From the entries below, copy out every line with "wave" in it.

▸ Collected data
★ ★ ★ ★ ★ ★ ★

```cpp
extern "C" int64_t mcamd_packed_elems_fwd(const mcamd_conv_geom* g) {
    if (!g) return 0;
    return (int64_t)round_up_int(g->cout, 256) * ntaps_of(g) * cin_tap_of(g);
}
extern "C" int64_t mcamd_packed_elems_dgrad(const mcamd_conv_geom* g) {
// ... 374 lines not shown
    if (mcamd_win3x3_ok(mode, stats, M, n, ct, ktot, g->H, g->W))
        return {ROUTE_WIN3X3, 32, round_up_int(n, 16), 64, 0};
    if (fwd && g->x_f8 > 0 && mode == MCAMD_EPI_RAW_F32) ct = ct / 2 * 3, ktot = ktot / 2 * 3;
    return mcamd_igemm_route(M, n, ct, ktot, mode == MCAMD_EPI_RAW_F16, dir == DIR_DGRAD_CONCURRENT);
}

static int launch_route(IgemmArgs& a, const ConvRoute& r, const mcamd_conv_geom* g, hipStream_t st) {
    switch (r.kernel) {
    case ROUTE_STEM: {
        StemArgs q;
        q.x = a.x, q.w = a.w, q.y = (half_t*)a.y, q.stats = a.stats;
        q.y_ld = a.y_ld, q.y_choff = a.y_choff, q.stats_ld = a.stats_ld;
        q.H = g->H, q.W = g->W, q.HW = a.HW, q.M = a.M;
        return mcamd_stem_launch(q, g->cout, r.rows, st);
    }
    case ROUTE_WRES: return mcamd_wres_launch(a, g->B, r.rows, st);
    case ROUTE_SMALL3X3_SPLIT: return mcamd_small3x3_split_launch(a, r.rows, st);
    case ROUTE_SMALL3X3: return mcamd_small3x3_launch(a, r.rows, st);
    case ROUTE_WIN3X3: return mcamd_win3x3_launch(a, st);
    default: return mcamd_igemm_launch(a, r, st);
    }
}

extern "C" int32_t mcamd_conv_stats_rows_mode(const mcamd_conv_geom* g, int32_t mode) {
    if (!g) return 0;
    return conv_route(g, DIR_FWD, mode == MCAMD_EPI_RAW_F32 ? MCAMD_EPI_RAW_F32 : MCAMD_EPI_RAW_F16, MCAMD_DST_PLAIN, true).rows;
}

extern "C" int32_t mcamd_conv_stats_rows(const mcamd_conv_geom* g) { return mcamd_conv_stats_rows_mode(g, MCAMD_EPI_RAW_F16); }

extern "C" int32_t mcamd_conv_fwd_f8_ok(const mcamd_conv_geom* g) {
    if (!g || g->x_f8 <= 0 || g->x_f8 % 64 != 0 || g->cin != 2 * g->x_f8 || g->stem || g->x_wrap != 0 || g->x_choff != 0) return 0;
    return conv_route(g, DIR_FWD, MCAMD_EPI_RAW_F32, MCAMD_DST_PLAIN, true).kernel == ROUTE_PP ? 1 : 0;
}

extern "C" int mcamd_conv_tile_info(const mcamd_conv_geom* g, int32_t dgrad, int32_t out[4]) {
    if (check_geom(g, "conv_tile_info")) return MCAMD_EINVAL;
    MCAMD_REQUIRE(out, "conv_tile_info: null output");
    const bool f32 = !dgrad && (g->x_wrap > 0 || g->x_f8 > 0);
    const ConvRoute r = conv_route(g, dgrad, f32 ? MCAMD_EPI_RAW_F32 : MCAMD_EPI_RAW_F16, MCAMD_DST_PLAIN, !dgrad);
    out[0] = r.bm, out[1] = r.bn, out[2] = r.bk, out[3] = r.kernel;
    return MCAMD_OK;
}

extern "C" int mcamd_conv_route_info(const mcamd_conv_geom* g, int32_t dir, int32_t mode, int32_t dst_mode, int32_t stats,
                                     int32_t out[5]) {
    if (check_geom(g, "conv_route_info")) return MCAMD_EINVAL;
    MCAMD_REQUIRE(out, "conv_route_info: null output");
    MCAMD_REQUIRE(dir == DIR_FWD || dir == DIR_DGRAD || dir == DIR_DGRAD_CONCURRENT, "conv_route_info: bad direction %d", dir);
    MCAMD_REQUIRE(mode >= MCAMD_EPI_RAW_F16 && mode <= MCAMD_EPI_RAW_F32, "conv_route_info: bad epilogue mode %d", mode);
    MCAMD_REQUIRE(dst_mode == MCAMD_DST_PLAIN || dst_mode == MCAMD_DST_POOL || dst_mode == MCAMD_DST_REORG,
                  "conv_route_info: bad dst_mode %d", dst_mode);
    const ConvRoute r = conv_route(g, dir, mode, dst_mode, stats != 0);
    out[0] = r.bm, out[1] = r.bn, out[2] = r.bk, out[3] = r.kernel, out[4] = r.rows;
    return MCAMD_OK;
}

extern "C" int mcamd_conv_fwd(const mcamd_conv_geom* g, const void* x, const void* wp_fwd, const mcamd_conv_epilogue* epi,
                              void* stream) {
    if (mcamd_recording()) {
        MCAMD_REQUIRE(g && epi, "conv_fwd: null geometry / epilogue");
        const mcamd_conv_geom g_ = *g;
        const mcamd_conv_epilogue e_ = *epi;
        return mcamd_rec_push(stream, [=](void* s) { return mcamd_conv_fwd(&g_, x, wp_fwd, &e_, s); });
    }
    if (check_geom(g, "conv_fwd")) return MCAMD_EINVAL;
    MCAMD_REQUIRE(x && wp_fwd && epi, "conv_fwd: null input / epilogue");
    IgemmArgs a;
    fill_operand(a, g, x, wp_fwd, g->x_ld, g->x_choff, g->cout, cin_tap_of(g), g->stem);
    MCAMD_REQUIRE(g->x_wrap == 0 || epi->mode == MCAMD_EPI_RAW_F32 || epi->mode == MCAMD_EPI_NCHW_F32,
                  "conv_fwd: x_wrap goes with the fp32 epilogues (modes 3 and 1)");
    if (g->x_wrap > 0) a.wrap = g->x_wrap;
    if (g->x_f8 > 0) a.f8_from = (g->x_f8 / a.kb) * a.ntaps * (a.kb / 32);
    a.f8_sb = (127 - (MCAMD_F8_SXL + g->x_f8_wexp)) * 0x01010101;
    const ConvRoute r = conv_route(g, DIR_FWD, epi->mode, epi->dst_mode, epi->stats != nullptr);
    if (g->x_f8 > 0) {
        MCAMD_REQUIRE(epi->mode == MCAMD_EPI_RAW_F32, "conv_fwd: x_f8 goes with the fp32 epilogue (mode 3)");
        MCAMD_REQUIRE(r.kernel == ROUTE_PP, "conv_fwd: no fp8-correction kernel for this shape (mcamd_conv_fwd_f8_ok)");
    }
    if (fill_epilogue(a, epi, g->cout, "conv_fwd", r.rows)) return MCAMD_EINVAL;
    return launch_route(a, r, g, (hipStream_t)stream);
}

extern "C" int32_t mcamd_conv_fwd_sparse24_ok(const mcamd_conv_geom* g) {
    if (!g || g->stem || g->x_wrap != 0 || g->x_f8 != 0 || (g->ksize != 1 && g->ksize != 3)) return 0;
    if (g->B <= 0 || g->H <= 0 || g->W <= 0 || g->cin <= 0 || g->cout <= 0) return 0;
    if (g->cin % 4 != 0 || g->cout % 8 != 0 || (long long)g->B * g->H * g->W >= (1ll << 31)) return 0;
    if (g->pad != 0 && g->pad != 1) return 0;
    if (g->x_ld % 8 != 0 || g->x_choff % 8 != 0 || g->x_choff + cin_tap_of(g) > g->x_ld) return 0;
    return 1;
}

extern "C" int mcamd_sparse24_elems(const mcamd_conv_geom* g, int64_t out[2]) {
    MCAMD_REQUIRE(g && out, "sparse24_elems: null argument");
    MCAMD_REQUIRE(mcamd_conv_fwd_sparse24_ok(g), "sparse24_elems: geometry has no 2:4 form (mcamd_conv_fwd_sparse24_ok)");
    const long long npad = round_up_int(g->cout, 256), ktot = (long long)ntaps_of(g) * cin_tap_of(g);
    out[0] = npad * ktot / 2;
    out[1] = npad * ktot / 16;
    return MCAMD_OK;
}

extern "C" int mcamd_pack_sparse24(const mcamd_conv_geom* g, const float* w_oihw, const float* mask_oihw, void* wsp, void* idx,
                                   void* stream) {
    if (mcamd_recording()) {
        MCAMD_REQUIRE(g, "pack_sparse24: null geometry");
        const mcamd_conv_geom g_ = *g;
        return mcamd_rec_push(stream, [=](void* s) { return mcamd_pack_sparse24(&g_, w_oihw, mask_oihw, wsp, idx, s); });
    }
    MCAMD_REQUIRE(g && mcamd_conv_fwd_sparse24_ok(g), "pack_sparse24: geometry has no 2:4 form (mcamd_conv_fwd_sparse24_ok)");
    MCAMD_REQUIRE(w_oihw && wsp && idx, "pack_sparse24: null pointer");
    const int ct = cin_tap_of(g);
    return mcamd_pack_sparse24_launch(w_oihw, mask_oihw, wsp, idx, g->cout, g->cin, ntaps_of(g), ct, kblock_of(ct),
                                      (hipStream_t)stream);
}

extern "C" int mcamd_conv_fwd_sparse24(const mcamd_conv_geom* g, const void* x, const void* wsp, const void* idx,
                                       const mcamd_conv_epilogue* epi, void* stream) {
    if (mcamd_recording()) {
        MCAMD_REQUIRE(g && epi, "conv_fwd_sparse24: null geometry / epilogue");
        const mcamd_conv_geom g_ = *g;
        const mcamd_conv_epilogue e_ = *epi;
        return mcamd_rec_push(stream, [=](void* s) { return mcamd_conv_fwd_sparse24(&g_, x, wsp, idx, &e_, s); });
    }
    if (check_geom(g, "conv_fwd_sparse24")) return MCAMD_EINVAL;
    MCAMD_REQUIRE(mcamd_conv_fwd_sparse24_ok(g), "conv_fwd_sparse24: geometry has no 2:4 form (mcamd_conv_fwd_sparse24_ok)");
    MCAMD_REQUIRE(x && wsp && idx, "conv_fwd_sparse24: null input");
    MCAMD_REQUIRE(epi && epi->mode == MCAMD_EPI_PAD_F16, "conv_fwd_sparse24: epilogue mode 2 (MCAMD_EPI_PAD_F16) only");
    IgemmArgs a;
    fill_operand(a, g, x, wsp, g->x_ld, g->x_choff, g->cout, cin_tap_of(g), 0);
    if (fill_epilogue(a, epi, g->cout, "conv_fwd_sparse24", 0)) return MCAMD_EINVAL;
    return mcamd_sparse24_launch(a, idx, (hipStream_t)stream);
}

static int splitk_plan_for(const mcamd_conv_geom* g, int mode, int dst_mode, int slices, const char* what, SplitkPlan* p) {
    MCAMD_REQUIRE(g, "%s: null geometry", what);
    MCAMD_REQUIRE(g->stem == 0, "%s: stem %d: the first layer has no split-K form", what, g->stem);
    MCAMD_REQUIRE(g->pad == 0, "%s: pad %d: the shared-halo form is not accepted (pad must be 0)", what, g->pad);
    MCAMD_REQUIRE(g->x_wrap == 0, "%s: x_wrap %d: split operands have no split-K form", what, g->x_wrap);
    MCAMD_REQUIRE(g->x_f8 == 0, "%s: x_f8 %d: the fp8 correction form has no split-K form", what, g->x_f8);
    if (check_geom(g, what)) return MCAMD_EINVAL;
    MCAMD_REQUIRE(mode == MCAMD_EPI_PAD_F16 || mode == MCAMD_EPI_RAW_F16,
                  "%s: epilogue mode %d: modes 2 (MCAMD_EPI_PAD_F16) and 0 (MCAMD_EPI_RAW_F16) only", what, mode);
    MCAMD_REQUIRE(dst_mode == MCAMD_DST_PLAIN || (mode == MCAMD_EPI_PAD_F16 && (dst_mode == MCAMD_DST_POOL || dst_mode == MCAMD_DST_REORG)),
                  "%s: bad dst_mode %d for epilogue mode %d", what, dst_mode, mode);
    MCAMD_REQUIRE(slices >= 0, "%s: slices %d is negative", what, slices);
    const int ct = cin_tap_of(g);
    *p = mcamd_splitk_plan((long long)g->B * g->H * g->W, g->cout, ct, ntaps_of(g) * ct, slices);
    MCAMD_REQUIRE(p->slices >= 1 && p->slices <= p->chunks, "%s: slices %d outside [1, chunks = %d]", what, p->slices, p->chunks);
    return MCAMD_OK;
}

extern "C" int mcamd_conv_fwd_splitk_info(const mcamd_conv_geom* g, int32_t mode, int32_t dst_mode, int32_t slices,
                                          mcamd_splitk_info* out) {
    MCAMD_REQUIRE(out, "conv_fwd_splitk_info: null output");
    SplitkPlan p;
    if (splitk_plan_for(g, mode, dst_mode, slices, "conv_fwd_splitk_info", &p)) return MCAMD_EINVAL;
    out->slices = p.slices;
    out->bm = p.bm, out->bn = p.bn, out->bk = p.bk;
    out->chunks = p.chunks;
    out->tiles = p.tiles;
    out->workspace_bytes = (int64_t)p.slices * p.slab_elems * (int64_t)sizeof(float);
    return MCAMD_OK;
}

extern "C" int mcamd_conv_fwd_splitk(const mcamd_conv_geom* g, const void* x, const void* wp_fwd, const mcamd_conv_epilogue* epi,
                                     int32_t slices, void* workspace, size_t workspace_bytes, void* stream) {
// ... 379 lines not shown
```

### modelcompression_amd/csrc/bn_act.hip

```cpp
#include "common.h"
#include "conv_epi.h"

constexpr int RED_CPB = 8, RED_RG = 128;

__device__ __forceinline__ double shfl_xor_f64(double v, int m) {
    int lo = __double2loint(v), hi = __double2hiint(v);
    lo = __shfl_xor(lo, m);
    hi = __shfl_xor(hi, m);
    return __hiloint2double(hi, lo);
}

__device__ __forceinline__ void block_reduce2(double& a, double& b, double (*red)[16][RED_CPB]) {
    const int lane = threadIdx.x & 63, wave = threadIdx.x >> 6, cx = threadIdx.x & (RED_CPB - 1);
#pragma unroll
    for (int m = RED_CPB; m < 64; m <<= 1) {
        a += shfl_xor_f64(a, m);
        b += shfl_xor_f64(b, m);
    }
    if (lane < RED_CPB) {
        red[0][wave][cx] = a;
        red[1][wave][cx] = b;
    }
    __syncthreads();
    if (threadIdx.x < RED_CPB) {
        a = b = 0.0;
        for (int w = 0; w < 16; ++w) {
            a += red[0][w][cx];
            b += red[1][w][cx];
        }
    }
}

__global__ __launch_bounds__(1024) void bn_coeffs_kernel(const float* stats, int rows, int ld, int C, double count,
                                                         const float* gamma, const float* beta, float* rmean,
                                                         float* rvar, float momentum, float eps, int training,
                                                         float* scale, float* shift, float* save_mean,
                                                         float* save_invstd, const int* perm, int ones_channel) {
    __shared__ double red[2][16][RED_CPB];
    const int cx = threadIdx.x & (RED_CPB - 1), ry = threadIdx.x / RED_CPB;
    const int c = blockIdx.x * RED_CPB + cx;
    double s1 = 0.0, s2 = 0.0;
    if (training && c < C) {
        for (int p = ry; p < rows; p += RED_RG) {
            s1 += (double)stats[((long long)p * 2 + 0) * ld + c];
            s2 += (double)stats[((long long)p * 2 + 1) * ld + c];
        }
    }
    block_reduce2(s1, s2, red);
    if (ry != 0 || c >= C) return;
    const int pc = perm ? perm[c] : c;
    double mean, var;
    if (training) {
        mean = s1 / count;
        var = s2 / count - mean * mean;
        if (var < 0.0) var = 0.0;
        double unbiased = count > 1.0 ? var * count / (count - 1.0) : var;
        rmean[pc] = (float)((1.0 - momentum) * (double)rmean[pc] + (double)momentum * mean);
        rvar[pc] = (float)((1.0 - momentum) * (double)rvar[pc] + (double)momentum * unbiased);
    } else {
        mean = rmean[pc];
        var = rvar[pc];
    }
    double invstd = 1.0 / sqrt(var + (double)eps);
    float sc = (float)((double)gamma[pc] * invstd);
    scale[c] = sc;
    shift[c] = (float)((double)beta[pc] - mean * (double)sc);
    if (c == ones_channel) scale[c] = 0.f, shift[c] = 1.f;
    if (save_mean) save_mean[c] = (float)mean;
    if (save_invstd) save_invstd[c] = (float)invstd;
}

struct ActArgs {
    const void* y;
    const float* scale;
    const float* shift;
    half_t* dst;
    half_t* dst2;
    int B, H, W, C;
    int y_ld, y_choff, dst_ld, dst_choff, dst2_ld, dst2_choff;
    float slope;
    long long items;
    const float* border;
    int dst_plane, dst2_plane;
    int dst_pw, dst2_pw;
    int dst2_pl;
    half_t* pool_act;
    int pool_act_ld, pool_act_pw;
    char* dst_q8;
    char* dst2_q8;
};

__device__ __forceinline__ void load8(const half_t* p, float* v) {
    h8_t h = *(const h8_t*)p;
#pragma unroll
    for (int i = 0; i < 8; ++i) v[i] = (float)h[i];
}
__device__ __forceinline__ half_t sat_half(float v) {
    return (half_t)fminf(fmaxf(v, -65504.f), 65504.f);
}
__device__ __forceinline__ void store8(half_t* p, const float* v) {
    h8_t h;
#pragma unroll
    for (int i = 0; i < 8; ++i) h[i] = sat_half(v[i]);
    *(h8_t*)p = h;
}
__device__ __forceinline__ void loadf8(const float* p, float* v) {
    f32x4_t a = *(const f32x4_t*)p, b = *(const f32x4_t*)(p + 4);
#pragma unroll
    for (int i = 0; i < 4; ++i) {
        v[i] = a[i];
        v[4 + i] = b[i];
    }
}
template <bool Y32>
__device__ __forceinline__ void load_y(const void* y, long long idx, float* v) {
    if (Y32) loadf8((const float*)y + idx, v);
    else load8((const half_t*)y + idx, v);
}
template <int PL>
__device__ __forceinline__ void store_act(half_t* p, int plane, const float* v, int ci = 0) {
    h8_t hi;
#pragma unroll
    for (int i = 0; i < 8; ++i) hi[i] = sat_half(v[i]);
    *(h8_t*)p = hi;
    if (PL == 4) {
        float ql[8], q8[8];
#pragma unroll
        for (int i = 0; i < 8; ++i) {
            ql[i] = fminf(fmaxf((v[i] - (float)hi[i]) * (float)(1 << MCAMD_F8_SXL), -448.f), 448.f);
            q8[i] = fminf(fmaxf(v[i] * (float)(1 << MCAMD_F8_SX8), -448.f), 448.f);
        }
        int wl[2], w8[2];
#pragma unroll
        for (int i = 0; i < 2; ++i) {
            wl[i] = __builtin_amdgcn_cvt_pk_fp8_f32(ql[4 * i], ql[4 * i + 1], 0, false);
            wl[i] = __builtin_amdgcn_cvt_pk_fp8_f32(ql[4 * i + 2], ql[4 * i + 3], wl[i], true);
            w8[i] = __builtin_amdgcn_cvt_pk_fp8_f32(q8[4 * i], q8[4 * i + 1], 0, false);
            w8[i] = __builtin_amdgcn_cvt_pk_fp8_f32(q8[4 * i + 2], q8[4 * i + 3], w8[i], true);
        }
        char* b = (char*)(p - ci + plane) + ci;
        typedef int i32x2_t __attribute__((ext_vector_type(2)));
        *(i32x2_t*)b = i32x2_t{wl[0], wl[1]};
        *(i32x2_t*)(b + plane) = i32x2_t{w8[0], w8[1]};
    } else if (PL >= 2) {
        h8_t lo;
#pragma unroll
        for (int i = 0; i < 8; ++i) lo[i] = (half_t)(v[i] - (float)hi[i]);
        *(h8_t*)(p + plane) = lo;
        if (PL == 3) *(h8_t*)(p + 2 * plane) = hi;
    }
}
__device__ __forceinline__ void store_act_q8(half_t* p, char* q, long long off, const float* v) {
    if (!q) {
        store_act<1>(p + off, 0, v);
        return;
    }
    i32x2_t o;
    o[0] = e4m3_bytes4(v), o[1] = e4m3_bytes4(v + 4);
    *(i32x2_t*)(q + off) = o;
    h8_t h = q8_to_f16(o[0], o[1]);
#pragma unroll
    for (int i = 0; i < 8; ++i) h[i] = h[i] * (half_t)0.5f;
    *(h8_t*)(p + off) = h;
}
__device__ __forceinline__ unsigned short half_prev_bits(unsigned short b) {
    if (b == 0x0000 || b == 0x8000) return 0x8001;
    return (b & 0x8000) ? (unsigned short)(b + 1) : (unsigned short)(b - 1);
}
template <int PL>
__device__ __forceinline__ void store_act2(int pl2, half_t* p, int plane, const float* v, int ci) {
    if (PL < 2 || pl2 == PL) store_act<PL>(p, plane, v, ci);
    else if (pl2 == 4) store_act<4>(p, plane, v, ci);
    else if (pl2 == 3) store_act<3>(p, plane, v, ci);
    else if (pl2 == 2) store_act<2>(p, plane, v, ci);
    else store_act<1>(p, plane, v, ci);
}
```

★ ★ ★ ★ ★ ★ ★

▸ RESULT
    const int lane = threadIdx.x & 63, wave = threadIdx.x >> 6, cx = threadIdx.x & (RED_CPB - 1);
        red[0][wave][cx] = a;
        red[1][wave][cx] = b;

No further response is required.